-- Data to use follows --
+        for (int k = 0; k < GC; k++) {
+#pragma unroll
+            for (int e = 0; e < 7; e++) {
+                const uint32_t c = (uint32_t)(uint16_t)(int16_t)coef[e];
+                acc = dot2_i16(R[e][k >> 1], (k & 1) ? (c << 16) : c, acc);
+            }
+            run[k] = acc;
+        }
+        const int32_t incl = wave_incl_scan_dpp(acc);
+        const uint32_t first = base + (uint32_t)(incl - acc);
+        base += (uint32_t)__builtin_amdgcn_readlane(incl, 63);
+#pragma unroll
+        for (int k = 0; k < GC; k++) {
+            const uint32_t tot = k == 0 ? first : first + (uint32_t)run[k - 1];
+            const int i = f + k;
+            if (i < NOFF && tot < lane_bound) {
+                const uint32_t mean = div_exact(tot, (uint32_t)N, rcp_n);
+                lane_bound = mean * (uint32_t)N;
+                lane_key = (mean << 12) | (uint32_t)i;
+            }
+        }
+    }
+    return (int)(wave_min_u32(lane_key) & 4095u);
 }
 
 struct LiveStreamSink {
@@ -101,20 +224,34 @@
     uint8_t* pay;
 
     __device__ __forceinline__ void init(const LiveArgs&, int c, int32_t amp_end) {
-        ds = A.dm[c];
-        bf = A.bit_frames[c];
+        const int cu = uni(c);
+        const StreamDemod d = A.dm[cu];
+        ds.phase = uni(d.phase);
+        ds.ci = uni(d.ci);
+        ds.k = uni(d.k);
+        ds.first = uni(d.first);
+        ds.nbits = uni(d.nbits);
+        ds.corrected = uni(d.corrected);
+        ds.bits = (uint32_t)uni((int32_t)d.bits);
+        ds.spare = 0;
+        bf = uni(A.bit_frames[cu]);
         int l = 0;
         while ((2 << l) * 32 <= bf) l++;
         lsh = l;
         amp_thr = split_amp_thr(amp_end, bf);
-        gwin = A.win + (int64_t)c * kStreamWin;
-        pay = A.pay + (int64_t)c * A.max_payload;
+        gwin = A.win + (int64_t)cu * kStreamWin;
+        pay = A.pay + (int64_t)cu * A.max_payload;
     }
     __device__ __forceinline__ void copy_tail(bool out, int64_t from, int64_t to, int lane) {
         for (int64_t p = from + lane; p < to; p += 64) {
             const int i = (int)(p & (kStreamWin - 1));
-            if (out) gwin[i] = lwin[i];
-            else lwin[i] = gwin[i];
+            if (out) {
+                gwin[i] = lwin[i];
+            } else {
+                const int16_t v = gwin[i];
+                lwin[i] = v;
+                if (i < kStreamMirror / 2) lwin[kStreamWin + i] = v;
+            }
         }
     }
     __device__ __forceinline__ bool live_demod(const LiveChan& st) const {
@@ -215,39 +352,43 @@
 
     __device__ __forceinline__ void record(const LiveArgs&, const LiveChan& st, const vec16 (&cur)[4], int lane) {
         if (!live_demod(st) || st.rec_len + kListenBlock > kMaxStreamLen) return;
-        const int32_t jb = (int32_t)(st.rec_len >> 11);
-        uint8_t* half = reinterpret_cast<uint8_t*>(lwin) + (jb & 1) * (2 * kListenBlock);
+        const int32_t rec_len = uni((int32_t)st.rec_len);
+        const int32_t jb = rec_len >> 11;
+        uint8_t* w8 = reinterpret_cast<uint8_t*>(lwin);
+        uint8_t* half = w8 + (jb & 1) * (2 * kListenBlock);
         wave_lds_sync();
 #pragma unroll
         for (int j = 0; j < 4; j++) *reinterpret_cast<vec16*>(half + 1024 * j + 16 * lane) = cur[j];
+        if (!(jb & 1) && lane < kStreamMirror / 16)
+            *reinterpret_cast<vec16*>(w8 + 2 * kStreamWin + 16 * lane) = cur[0];
         wave_lds_sync();
         if (jb == 0) return;
         if (ds.phase == 0) {
-            FastRing fr;
-            fr.ring = reinterpret_cast<uint8_t*>(lwin);
-            fr.lane = lane;
-            fr.next = 8;
-            fr.warm_ops = 0;
-            int ci;
+            int ci = 0;
+            bool zero = false;
             if (bf == 40) {
-                if (clock_index_is_zero<40, 8>(fr)) ci = 0;
-                else ci = recover_clock_index_lanes<40, false, 8>(fr);
-            } else {
-                ci = recover_clock_index_rt(fr, bf);
-            }
-            ds.ci = ci;
+                FastRing fr;
+                fr.ring = w8;
+                fr.lane = lane;
+                fr.next = 8;
+                fr.warm_ops = 0;
+                zero = clock_index_is_zero<40, 8>(fr);
+            }
+            if (!zero) ci = stream_clock_index(w8, lane, bf);
+            ds.ci = uni(ci);
             ds.k = 0;
             ds.phase = 1;
             ds.bits = 0;
             wave_lds_sync();
         }
-        const int32_t len = (int32_t)st.rec_len + kListenBlock;
+        const int32_t len = rec_len + kListenBlock;
         const int32_t k_end = (len - ds.ci - 1) / bf;
         const int spp = 64 >> lsh;
         while (ds.k < k_end && ds.phase < 3) {
             const int n = k_end - ds.k < spp ? k_end - ds.k : spp;
             uint64_t dec, loud;
-            stream_symbols(lwin, lane, bf, lsh, ds.ci + ds.k * bf, n, amp_thr, dec, loud);
+            if (bf == 40) stream_symbols_40(w8, lane, ds.ci + ds.k * 40, n, amp_thr, dec, loud);
+            else stream_symbols_rt(w8, lane, bf, lsh, ds.ci + ds.k * bf, n, amp_thr, dec, loud);
             for (int h = 0; h < n && ds.phase < 3; h += 32) {
                 const int m = n - h < 32 ? n - h : 32;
-- Data to use concluded --
• [What you will do]:
In the entries above, count each line that includes "base" and report the total with no other text.

• [Solution for this problem]:
2